Search the data for "lines". Return each matching line.

━━━━━ SOURCE INFORMATION ━━━━━

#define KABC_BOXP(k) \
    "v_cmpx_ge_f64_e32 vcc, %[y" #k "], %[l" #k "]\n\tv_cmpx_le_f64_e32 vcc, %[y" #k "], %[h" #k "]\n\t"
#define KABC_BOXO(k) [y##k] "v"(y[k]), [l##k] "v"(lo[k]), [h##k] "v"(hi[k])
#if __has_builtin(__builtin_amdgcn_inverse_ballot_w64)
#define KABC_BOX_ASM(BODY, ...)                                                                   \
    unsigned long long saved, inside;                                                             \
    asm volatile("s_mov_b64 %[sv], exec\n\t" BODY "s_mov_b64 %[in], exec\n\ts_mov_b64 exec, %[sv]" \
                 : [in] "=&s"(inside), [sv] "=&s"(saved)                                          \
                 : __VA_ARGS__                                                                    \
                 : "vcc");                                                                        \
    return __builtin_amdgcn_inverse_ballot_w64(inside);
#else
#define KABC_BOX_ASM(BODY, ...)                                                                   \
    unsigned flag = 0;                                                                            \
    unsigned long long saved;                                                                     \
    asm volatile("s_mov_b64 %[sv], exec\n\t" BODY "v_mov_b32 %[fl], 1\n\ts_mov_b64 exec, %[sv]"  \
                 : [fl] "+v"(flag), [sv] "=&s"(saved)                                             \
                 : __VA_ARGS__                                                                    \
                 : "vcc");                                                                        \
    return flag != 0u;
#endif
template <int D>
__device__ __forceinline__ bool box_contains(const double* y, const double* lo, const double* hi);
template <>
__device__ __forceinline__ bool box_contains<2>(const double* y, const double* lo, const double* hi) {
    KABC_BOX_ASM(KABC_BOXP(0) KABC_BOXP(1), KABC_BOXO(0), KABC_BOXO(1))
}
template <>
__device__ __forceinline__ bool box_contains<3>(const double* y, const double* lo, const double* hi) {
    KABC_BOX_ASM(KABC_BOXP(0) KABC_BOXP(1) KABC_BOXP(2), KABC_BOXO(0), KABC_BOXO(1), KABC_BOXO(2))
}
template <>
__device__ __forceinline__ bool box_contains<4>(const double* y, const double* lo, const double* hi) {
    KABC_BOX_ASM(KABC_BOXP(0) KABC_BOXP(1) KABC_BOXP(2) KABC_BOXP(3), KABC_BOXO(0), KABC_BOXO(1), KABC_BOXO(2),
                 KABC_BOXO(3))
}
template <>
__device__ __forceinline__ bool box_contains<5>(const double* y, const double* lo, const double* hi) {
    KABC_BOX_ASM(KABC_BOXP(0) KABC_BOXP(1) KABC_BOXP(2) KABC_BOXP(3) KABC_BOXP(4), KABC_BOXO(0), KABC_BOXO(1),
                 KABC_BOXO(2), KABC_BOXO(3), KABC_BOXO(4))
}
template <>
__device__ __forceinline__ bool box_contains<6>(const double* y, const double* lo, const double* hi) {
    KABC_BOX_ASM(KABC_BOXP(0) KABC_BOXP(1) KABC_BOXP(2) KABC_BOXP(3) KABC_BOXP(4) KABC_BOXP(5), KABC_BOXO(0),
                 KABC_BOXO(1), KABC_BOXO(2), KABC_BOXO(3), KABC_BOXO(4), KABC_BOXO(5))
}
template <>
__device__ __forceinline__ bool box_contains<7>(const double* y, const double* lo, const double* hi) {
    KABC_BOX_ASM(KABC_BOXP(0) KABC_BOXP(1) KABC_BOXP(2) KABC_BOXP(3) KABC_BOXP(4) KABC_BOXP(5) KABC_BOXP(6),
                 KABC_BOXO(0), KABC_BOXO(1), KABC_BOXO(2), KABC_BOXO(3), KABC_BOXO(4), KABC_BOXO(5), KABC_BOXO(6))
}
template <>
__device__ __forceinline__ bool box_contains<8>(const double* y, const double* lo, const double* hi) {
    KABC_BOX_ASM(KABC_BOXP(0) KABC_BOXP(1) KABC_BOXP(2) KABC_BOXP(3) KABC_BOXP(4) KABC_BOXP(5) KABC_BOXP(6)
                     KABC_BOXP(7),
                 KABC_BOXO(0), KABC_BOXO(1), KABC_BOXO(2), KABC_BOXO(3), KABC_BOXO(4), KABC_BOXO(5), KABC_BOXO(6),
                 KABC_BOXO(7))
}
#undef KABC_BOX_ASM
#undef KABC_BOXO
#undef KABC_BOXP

━━━━━
━━━━━ SOURCE INFORMATION ━━━━━

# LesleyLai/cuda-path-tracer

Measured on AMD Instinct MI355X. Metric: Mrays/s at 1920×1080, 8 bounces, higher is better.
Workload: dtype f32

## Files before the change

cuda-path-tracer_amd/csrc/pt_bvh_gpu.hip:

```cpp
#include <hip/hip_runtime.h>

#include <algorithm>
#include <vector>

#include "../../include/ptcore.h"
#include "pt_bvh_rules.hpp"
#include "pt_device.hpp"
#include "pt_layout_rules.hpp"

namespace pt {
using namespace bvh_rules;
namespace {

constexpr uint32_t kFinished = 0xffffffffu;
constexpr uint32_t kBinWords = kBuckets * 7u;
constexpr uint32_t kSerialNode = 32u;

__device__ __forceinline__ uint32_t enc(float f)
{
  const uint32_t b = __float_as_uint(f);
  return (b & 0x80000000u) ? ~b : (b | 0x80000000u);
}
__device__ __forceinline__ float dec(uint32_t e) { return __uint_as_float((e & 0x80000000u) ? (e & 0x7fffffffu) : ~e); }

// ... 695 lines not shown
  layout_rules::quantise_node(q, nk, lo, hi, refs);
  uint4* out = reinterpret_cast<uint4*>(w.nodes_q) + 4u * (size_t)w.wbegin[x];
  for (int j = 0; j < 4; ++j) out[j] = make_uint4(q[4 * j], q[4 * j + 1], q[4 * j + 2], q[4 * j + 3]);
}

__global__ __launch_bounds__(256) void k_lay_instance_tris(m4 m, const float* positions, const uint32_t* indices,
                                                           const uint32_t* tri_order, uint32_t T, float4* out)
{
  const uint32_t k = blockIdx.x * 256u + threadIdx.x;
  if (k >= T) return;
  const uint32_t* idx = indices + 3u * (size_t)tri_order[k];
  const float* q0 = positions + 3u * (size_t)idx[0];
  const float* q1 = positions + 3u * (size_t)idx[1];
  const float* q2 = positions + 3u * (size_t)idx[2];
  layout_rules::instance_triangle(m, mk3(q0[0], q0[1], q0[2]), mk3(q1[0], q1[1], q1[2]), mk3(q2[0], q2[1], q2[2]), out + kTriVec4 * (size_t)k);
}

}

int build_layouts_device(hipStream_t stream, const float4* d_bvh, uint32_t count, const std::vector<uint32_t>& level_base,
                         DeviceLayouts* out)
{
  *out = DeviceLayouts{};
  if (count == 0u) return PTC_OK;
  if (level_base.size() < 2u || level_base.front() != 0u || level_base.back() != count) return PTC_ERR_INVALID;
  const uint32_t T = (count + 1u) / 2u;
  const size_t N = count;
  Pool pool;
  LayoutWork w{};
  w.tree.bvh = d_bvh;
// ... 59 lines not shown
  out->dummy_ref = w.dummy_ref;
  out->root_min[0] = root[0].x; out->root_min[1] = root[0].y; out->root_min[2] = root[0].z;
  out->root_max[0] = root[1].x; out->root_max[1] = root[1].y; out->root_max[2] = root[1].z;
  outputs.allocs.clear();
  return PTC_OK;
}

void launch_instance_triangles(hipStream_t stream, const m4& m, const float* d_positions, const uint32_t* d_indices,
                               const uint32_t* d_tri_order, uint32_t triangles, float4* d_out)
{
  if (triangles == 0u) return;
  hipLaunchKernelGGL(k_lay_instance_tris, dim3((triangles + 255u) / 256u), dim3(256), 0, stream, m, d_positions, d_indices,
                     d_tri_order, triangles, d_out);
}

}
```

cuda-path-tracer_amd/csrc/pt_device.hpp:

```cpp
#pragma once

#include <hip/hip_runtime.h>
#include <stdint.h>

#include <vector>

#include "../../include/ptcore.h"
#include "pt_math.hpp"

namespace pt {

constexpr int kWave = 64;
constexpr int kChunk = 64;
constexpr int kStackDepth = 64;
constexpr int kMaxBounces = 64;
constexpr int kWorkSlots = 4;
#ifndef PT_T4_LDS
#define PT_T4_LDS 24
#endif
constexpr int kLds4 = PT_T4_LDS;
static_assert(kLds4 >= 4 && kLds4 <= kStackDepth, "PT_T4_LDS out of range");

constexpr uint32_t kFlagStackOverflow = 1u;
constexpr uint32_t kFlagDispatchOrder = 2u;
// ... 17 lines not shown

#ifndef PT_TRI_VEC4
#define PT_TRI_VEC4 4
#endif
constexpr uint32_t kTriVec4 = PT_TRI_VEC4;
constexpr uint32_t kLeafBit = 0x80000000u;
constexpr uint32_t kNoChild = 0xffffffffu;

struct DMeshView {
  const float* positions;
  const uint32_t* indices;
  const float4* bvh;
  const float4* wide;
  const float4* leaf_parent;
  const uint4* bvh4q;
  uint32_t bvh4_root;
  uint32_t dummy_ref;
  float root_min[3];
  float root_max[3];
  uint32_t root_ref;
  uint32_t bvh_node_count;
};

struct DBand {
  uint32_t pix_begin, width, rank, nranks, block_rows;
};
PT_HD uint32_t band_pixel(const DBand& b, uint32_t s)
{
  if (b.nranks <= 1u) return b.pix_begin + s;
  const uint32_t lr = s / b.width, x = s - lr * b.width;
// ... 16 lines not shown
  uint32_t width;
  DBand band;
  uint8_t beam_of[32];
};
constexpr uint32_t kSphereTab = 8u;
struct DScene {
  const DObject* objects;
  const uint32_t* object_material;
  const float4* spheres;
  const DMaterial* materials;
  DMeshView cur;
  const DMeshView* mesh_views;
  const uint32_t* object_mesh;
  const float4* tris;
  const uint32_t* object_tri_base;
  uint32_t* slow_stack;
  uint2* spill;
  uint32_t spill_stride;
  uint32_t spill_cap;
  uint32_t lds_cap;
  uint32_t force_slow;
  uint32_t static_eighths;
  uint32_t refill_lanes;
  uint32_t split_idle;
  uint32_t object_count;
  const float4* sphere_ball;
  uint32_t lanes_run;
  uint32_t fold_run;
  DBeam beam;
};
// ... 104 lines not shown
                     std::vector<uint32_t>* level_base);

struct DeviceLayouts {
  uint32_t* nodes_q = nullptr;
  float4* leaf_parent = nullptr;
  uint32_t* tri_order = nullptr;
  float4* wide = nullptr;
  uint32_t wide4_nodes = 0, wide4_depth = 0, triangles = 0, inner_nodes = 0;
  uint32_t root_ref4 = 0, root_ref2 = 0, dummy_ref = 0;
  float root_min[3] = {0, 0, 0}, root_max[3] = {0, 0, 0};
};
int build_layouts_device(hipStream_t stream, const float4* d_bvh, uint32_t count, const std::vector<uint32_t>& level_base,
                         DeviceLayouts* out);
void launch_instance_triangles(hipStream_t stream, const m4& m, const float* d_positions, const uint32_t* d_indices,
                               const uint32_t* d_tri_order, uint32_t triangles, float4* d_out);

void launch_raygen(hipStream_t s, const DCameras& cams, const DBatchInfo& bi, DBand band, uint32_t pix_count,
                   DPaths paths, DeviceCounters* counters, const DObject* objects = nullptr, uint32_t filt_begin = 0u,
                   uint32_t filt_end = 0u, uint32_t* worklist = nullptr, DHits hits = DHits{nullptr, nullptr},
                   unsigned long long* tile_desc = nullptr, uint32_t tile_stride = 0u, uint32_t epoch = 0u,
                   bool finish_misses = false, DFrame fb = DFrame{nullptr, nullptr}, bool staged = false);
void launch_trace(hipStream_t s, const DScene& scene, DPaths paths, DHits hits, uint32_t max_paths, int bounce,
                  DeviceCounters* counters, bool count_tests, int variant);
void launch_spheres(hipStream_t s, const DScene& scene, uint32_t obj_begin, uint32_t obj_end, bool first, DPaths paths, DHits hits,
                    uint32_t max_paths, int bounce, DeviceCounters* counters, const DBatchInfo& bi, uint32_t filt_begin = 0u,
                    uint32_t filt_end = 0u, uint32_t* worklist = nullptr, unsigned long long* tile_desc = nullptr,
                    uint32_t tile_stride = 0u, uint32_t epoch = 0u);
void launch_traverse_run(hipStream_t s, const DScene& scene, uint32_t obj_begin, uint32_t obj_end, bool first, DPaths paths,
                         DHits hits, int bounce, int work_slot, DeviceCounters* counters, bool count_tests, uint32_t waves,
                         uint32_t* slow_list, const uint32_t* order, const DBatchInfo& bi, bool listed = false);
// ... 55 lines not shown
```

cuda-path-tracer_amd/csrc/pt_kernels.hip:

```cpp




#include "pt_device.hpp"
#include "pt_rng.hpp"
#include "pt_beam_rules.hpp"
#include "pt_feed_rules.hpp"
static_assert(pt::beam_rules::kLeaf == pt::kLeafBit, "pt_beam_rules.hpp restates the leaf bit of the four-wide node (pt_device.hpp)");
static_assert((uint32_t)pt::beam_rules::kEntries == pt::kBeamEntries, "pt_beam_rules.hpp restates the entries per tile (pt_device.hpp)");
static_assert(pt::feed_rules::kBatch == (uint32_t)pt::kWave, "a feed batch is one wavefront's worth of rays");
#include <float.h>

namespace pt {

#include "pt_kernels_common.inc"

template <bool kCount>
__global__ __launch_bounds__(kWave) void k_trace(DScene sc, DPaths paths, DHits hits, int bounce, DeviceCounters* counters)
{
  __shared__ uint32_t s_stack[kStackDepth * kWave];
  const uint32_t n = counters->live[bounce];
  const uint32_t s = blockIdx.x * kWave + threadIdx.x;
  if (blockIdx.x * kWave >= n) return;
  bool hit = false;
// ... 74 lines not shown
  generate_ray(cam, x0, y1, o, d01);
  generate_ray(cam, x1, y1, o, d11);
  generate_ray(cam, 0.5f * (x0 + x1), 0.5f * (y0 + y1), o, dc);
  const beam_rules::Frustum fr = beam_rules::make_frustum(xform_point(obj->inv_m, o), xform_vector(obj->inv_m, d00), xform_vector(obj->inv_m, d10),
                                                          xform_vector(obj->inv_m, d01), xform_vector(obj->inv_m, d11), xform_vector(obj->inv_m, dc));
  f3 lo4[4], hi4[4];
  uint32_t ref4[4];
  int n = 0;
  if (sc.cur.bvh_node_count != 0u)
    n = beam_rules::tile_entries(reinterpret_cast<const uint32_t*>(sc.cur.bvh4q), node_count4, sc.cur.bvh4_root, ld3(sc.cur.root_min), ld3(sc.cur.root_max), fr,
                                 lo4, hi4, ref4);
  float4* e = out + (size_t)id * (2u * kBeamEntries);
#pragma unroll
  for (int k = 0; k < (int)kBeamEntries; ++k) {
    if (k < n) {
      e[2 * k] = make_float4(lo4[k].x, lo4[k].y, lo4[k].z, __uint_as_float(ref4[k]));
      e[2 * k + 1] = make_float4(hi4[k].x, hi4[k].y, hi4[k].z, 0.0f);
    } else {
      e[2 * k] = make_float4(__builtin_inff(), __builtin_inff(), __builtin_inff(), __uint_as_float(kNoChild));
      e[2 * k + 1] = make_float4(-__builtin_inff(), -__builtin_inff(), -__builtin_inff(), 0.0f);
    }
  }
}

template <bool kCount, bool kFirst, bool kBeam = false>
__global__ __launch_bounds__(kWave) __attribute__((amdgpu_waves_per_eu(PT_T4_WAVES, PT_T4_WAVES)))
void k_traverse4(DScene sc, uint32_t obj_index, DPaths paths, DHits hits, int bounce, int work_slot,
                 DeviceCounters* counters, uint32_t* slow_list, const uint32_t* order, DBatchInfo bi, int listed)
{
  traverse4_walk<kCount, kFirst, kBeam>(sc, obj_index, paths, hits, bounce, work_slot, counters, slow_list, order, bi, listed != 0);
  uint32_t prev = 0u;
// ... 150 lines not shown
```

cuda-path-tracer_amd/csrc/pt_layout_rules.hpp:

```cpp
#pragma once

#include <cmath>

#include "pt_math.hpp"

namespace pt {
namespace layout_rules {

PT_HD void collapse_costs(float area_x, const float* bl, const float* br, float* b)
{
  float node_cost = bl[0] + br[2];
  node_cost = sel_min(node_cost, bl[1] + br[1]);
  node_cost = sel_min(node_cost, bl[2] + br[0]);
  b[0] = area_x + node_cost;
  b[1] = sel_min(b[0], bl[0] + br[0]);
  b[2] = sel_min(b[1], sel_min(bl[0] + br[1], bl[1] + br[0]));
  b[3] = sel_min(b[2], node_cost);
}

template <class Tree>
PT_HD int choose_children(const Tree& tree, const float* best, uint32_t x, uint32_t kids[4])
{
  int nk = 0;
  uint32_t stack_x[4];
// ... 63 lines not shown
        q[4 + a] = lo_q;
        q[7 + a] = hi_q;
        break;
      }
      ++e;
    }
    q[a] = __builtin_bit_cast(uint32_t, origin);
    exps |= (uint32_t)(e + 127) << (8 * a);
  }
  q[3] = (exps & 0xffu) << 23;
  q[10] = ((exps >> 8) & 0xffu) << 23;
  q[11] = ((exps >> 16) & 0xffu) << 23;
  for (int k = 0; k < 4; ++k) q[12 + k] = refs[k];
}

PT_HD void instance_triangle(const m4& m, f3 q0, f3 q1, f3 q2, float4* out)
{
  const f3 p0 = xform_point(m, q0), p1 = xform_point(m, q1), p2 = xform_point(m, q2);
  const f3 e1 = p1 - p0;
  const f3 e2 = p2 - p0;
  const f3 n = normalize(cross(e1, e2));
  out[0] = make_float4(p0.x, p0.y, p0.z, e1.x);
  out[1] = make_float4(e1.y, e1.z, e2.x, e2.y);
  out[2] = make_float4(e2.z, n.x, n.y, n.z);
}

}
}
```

━━━━━

## EXPECTED OUTPUT
// ... 695 lines not shown
// ... 59 lines not shown
// ... 17 lines not shown
// ... 16 lines not shown
// ... 104 lines not shown
// ... 55 lines not shown
// ... 74 lines not shown
// ... 150 lines not shown
// ... 63 lines not shown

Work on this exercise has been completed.